**Exercise description**
Return the lines below that carry the word "struct".

(Input data Opens)

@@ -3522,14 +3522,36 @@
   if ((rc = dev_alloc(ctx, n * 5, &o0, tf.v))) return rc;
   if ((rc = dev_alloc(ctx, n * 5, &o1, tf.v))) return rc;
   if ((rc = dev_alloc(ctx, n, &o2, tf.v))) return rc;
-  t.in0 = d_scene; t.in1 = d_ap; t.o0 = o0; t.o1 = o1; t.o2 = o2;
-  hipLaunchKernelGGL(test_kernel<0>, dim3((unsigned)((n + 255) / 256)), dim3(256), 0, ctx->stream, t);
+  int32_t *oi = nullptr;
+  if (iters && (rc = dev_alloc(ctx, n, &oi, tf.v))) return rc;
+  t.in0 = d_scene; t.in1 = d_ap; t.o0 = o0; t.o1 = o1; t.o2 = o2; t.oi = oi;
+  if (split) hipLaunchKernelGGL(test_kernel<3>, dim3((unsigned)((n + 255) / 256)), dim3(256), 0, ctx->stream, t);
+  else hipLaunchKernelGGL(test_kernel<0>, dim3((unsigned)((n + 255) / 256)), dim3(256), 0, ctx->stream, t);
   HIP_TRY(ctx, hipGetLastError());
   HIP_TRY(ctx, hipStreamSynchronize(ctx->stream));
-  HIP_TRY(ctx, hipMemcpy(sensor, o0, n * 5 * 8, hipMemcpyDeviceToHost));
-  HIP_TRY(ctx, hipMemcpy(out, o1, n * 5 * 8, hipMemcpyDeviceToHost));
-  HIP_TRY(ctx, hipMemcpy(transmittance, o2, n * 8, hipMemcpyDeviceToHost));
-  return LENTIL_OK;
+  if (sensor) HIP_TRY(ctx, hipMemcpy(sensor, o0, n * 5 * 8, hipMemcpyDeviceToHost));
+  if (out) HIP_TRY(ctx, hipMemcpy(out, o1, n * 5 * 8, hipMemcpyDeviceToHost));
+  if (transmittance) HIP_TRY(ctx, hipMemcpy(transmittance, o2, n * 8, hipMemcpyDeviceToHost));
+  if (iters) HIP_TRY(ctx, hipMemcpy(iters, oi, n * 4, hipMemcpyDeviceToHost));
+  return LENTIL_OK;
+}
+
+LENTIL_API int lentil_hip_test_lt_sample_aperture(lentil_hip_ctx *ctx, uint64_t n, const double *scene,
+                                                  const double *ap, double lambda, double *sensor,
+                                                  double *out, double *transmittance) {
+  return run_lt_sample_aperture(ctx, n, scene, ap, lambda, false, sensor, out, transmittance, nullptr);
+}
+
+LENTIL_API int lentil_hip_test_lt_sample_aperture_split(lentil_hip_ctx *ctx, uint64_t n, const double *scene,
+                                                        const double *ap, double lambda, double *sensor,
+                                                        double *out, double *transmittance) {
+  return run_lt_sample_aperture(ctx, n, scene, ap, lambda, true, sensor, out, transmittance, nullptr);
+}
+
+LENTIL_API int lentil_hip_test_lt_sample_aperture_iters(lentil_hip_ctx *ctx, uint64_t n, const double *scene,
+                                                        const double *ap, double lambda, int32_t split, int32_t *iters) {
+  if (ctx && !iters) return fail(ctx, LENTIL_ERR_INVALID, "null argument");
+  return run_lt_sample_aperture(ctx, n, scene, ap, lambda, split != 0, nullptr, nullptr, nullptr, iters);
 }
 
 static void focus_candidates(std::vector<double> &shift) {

(Input data Closes)
(Input data Opens)

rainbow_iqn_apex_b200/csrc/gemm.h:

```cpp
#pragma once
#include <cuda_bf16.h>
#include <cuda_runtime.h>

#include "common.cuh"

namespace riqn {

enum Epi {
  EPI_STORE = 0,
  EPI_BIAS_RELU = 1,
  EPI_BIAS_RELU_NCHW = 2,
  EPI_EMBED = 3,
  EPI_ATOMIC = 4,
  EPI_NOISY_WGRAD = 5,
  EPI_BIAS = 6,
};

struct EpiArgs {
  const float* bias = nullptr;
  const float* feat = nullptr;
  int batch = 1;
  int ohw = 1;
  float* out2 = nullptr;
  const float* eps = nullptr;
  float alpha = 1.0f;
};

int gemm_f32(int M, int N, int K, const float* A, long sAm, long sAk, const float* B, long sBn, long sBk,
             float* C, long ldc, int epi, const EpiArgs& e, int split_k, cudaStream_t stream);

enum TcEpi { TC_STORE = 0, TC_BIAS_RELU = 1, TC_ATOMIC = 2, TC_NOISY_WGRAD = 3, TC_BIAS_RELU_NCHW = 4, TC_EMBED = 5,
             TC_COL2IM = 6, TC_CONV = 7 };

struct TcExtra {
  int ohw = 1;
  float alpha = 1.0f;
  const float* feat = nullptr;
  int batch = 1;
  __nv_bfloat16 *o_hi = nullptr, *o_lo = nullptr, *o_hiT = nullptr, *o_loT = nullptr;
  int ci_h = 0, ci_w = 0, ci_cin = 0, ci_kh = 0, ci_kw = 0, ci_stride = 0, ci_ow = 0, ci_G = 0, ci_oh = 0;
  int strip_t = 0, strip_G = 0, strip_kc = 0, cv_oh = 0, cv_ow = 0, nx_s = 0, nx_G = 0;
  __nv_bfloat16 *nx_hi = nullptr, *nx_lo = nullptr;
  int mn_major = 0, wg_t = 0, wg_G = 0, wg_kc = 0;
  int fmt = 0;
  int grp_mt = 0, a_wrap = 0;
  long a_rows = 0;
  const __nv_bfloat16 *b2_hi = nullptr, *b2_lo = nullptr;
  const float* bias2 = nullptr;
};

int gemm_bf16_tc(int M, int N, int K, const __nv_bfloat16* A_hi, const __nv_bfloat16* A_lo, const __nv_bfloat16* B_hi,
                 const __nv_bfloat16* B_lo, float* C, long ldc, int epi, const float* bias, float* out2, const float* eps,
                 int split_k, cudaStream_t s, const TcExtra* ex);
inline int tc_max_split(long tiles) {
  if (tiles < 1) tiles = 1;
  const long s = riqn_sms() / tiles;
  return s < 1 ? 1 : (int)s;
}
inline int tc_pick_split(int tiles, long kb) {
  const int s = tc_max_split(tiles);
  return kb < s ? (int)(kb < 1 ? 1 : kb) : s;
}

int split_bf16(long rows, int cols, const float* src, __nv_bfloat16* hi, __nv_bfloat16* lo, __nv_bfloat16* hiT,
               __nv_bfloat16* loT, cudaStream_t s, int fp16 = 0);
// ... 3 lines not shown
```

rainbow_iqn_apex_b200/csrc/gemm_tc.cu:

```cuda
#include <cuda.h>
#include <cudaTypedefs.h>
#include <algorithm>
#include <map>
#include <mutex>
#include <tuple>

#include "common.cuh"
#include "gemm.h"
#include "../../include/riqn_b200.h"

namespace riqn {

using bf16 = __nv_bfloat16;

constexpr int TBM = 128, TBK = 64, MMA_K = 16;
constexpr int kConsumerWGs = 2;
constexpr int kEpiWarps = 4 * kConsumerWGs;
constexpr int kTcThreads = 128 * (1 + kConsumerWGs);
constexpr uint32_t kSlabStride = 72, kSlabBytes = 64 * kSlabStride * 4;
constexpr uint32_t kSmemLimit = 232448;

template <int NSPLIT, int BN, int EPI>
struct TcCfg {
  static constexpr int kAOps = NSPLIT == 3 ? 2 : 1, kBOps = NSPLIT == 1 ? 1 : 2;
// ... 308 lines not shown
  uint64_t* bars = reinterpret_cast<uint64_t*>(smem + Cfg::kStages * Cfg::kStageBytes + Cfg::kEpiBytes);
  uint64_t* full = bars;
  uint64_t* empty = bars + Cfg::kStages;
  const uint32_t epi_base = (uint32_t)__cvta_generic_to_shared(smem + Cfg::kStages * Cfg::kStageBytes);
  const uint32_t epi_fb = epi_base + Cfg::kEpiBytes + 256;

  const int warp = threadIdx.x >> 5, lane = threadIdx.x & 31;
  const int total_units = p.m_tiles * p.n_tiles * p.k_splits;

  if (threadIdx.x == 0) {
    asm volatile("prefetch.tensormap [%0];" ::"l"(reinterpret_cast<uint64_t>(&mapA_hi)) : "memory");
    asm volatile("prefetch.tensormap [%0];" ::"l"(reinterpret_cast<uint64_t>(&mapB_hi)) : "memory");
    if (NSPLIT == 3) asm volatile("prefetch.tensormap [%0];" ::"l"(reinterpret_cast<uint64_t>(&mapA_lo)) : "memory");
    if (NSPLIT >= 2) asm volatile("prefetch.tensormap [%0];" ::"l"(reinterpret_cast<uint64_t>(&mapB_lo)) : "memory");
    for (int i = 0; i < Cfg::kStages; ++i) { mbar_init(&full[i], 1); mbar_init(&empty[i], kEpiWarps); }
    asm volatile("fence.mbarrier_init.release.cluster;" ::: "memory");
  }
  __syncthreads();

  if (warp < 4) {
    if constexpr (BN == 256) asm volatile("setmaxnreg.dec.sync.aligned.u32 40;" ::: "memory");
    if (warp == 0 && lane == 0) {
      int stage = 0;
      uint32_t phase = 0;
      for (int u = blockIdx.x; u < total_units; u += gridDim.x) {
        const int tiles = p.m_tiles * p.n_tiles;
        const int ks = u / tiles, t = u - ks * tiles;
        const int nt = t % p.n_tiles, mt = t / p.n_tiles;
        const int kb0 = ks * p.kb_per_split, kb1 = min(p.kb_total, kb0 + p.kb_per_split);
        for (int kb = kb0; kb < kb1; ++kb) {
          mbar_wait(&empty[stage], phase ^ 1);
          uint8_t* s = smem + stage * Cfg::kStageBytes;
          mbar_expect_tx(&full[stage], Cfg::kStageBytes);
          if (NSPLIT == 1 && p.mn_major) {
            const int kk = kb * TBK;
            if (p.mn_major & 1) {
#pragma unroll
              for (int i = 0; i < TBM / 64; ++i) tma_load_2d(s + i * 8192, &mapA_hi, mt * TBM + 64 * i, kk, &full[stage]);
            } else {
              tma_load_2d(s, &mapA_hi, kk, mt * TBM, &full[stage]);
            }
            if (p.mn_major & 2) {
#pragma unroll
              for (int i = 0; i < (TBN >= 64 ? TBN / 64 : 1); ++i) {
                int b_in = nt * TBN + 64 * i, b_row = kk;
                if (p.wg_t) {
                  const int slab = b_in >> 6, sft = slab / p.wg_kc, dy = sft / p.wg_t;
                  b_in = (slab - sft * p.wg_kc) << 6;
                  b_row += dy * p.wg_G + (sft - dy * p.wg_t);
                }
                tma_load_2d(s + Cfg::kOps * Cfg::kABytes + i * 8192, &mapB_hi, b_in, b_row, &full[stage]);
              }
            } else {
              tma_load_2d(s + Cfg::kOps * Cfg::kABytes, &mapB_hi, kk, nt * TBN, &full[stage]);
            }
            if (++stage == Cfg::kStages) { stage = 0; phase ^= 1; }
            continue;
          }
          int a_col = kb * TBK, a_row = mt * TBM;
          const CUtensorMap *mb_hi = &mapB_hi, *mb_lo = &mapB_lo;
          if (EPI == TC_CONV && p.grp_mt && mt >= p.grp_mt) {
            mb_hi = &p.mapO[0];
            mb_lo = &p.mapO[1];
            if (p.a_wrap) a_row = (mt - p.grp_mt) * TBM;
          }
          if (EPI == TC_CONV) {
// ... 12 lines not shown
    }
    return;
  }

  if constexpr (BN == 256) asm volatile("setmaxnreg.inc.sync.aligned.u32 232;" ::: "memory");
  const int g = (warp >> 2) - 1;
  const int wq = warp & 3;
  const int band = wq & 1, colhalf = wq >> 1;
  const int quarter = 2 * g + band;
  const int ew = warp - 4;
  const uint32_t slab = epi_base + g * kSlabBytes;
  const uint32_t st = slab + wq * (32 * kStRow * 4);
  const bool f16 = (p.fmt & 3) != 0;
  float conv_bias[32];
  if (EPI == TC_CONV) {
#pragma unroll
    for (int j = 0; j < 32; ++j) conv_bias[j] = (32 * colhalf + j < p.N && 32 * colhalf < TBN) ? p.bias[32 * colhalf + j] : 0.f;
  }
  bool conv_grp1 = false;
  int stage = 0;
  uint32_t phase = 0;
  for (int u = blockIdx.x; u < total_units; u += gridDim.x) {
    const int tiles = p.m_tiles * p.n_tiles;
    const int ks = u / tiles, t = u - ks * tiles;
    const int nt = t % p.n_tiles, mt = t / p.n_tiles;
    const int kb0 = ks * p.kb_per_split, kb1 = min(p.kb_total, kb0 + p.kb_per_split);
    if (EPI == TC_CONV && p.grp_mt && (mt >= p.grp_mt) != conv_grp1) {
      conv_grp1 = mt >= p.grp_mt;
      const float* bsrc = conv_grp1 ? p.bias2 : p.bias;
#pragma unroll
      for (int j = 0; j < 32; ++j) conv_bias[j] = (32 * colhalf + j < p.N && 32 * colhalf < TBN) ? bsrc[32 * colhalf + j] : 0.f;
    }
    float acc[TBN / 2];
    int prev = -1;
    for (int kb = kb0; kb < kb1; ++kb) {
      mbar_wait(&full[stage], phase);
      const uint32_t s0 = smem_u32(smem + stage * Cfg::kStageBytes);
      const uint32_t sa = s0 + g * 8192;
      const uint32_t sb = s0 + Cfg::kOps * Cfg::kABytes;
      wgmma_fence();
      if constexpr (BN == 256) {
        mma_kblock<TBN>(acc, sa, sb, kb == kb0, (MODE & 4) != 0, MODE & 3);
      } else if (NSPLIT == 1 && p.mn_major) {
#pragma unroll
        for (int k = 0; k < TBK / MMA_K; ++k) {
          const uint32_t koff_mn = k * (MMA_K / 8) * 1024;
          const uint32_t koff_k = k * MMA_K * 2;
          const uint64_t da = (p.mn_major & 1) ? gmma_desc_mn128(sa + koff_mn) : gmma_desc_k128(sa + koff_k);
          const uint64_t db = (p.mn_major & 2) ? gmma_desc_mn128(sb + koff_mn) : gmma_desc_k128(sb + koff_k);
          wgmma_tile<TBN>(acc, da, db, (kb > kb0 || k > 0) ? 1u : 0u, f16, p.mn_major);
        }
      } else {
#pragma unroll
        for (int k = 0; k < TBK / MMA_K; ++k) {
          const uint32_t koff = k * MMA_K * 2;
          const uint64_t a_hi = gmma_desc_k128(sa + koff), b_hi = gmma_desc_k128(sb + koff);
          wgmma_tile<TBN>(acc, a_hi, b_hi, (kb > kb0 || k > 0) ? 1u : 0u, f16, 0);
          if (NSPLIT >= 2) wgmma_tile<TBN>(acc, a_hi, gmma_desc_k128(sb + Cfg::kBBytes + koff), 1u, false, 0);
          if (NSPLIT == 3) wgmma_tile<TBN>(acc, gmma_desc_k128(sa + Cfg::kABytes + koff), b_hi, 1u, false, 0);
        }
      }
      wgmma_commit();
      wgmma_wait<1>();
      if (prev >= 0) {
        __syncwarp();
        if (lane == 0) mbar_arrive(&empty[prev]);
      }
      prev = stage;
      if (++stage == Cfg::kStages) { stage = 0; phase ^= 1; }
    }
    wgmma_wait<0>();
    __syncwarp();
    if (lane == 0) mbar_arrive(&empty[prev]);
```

(Input data Closes)

**Exercise answer**
struct EpiArgs {
struct TcExtra {
struct TcCfg {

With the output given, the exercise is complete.